### Task to carry out
Below are the records; repeat them in full, exactly.
-------- Data
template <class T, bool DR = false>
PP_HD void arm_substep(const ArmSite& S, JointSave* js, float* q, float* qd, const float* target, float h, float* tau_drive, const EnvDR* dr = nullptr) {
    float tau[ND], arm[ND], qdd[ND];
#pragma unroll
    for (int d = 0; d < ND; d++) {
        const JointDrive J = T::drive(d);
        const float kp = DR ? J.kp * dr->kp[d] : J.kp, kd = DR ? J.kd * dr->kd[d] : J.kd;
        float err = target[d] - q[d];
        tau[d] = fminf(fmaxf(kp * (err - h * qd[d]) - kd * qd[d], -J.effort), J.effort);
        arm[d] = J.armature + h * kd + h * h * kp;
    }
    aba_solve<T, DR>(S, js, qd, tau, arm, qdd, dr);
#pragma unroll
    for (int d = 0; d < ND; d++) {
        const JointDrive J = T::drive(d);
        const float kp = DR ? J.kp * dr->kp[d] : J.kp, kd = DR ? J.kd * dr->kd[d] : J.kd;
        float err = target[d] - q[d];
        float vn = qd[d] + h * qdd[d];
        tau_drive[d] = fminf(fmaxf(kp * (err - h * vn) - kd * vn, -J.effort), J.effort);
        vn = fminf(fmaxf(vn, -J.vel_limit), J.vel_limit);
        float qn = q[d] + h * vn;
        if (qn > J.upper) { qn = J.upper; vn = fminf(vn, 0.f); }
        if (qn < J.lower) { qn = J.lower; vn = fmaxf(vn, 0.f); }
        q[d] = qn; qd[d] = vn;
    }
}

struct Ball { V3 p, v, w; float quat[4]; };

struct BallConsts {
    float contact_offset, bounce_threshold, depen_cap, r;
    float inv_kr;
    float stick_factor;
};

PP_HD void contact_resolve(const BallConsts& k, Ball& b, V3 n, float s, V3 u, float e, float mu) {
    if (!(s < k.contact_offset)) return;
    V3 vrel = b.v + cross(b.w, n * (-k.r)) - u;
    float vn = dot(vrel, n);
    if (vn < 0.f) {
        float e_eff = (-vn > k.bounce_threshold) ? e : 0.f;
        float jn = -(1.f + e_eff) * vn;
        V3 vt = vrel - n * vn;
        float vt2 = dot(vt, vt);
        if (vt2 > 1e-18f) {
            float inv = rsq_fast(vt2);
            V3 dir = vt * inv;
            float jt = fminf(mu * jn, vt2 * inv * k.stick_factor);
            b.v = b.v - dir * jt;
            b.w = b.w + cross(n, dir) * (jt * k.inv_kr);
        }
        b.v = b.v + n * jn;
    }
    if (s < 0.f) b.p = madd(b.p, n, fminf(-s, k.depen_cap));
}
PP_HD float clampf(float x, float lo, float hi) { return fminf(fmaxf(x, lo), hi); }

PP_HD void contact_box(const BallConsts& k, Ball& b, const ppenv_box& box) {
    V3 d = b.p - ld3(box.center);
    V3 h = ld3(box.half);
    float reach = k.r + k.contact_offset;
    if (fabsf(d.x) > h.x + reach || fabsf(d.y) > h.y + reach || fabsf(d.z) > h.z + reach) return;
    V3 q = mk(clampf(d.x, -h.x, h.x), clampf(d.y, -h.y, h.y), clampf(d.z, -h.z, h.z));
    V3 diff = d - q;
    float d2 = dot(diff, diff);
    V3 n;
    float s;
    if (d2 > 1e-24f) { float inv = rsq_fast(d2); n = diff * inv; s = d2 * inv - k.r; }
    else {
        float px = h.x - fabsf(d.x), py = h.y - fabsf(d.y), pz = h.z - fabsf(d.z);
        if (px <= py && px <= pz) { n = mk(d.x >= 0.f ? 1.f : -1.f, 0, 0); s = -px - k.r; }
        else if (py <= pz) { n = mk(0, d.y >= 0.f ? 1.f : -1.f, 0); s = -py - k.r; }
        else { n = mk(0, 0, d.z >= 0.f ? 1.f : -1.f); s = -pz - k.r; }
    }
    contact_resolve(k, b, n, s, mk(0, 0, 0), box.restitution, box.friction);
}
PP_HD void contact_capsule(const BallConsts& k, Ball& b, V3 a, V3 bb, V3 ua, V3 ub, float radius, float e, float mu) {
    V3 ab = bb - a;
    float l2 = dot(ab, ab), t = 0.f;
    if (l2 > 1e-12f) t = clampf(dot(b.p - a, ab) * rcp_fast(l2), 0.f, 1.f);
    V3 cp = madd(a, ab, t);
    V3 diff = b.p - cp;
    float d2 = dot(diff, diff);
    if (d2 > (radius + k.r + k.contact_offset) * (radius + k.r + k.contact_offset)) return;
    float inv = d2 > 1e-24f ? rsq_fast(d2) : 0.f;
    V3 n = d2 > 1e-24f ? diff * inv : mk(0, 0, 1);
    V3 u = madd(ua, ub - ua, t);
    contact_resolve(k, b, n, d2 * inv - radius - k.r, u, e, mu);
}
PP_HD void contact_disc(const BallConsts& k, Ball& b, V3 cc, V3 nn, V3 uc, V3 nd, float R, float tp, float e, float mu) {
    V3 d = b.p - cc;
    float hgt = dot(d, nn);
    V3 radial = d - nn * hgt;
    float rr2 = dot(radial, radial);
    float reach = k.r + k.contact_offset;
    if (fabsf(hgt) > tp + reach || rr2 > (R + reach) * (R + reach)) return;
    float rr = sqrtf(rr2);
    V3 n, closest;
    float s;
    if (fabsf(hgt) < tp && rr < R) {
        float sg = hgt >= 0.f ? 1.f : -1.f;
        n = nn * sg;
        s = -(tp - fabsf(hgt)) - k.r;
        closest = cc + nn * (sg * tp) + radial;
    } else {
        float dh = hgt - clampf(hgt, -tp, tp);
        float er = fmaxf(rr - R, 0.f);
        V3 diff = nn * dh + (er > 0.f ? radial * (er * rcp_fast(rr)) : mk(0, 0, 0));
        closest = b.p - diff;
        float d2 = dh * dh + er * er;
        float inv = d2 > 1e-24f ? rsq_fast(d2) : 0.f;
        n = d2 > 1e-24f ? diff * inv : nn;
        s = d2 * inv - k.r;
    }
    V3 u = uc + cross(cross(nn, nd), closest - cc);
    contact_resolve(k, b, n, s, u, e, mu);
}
----------------
### Expected answer
template <class T, bool DR = false>
PP_HD void arm_substep(const ArmSite& S, JointSave* js, float* q, float* qd, const float* target, float h, float* tau_drive, const EnvDR* dr = nullptr) {
    float tau[ND], arm[ND], qdd[ND];
#pragma unroll
    for (int d = 0; d < ND; d++) {
        const JointDrive J = T::drive(d);
        const float kp = DR ? J.kp * dr->kp[d] : J.kp, kd = DR ? J.kd * dr->kd[d] : J.kd;
        float err = target[d] - q[d];
        tau[d] = fminf(fmaxf(kp * (err - h * qd[d]) - kd * qd[d], -J.effort), J.effort);
        arm[d] = J.armature + h * kd + h * h * kp;
    }
    aba_solve<T, DR>(S, js, qd, tau, arm, qdd, dr);
#pragma unroll
    for (int d = 0; d < ND; d++) {
        const JointDrive J = T::drive(d);
        const float kp = DR ? J.kp * dr->kp[d] : J.kp, kd = DR ? J.kd * dr->kd[d] : J.kd;
        float err = target[d] - q[d];
        float vn = qd[d] + h * qdd[d];
        tau_drive[d] = fminf(fmaxf(kp * (err - h * vn) - kd * vn, -J.effort), J.effort);
        vn = fminf(fmaxf(vn, -J.vel_limit), J.vel_limit);
        float qn = q[d] + h * vn;
        if (qn > J.upper) { qn = J.upper; vn = fminf(vn, 0.f); }
        if (qn < J.lower) { qn = J.lower; vn = fmaxf(vn, 0.f); }
        q[d] = qn; qd[d] = vn;
    }
}

struct Ball { V3 p, v, w; float quat[4]; };

struct BallConsts {
    float contact_offset, bounce_threshold, depen_cap, r;
    float inv_kr;
    float stick_factor;
};

PP_HD void contact_resolve(const BallConsts& k, Ball& b, V3 n, float s, V3 u, float e, float mu) {
    if (!(s < k.contact_offset)) return;
    V3 vrel = b.v + cross(b.w, n * (-k.r)) - u;
    float vn = dot(vrel, n);
    if (vn < 0.f) {
        float e_eff = (-vn > k.bounce_threshold) ? e : 0.f;
        float jn = -(1.f + e_eff) * vn;
        V3 vt = vrel - n * vn;
        float vt2 = dot(vt, vt);
        if (vt2 > 1e-18f) {
            float inv = rsq_fast(vt2);
            V3 dir = vt * inv;
            float jt = fminf(mu * jn, vt2 * inv * k.stick_factor);
            b.v = b.v - dir * jt;
            b.w = b.w + cross(n, dir) * (jt * k.inv_kr);
        }
        b.v = b.v + n * jn;
    }
    if (s < 0.f) b.p = madd(b.p, n, fminf(-s, k.depen_cap));
}
PP_HD float clampf(float x, float lo, float hi) { return fminf(fmaxf(x, lo), hi); }

PP_HD void contact_box(const BallConsts& k, Ball& b, const ppenv_box& box) {
    V3 d = b.p - ld3(box.center);
    V3 h = ld3(box.half);
    float reach = k.r + k.contact_offset;
    if (fabsf(d.x) > h.x + reach || fabsf(d.y) > h.y + reach || fabsf(d.z) > h.z + reach) return;
    V3 q = mk(clampf(d.x, -h.x, h.x), clampf(d.y, -h.y, h.y), clampf(d.z, -h.z, h.z));
    V3 diff = d - q;
    float d2 = dot(diff, diff);
    V3 n;
    float s;
    if (d2 > 1e-24f) { float inv = rsq_fast(d2); n = diff * inv; s = d2 * inv - k.r; }
    else {
        float px = h.x - fabsf(d.x), py = h.y - fabsf(d.y), pz = h.z - fabsf(d.z);
        if (px <= py && px <= pz) { n = mk(d.x >= 0.f ? 1.f : -1.f, 0, 0); s = -px - k.r; }
        else if (py <= pz) { n = mk(0, d.y >= 0.f ? 1.f : -1.f, 0); s = -py - k.r; }
        else { n = mk(0, 0, d.z >= 0.f ? 1.f : -1.f); s = -pz - k.r; }
    }
    contact_resolve(k, b, n, s, mk(0, 0, 0), box.restitution, box.friction);
}
PP_HD void contact_capsule(const BallConsts& k, Ball& b, V3 a, V3 bb, V3 ua, V3 ub, float radius, float e, float mu) {
    V3 ab = bb - a;
    float l2 = dot(ab, ab), t = 0.f;
    if (l2 > 1e-12f) t = clampf(dot(b.p - a, ab) * rcp_fast(l2), 0.f, 1.f);
    V3 cp = madd(a, ab, t);
    V3 diff = b.p - cp;
    float d2 = dot(diff, diff);
    if (d2 > (radius + k.r + k.contact_offset) * (radius + k.r + k.contact_offset)) return;
    float inv = d2 > 1e-24f ? rsq_fast(d2) : 0.f;
    V3 n = d2 > 1e-24f ? diff * inv : mk(0, 0, 1);
    V3 u = madd(ua, ub - ua, t);
    contact_resolve(k, b, n, d2 * inv - radius - k.r, u, e, mu);
}
PP_HD void contact_disc(const BallConsts& k, Ball& b, V3 cc, V3 nn, V3 uc, V3 nd, float R, float tp, float e, float mu) {
    V3 d = b.p - cc;
    float hgt = dot(d, nn);
    V3 radial = d - nn * hgt;
    float rr2 = dot(radial, radial);
    float reach = k.r + k.contact_offset;
    if (fabsf(hgt) > tp + reach || rr2 > (R + reach) * (R + reach)) return;
    float rr = sqrtf(rr2);
    V3 n, closest;
    float s;
    if (fabsf(hgt) < tp && rr < R) {
        float sg = hgt >= 0.f ? 1.f : -1.f;
        n = nn * sg;
        s = -(tp - fabsf(hgt)) - k.r;
        closest = cc + nn * (sg * tp) + radial;
    } else {
        float dh = hgt - clampf(hgt, -tp, tp);
        float er = fmaxf(rr - R, 0.f);
        V3 diff = nn * dh + (er > 0.f ? radial * (er * rcp_fast(rr)) : mk(0, 0, 0));
        closest = b.p - diff;
        float d2 = dh * dh + er * er;
        float inv = d2 > 1e-24f ? rsq_fast(d2) : 0.f;
        n = d2 > 1e-24f ? diff * inv : nn;
        s = d2 * inv - k.r;
    }
    V3 u = uc + cross(cross(nn, nd), closest - cc);
    contact_resolve(k, b, n, s, u, e, mu);
}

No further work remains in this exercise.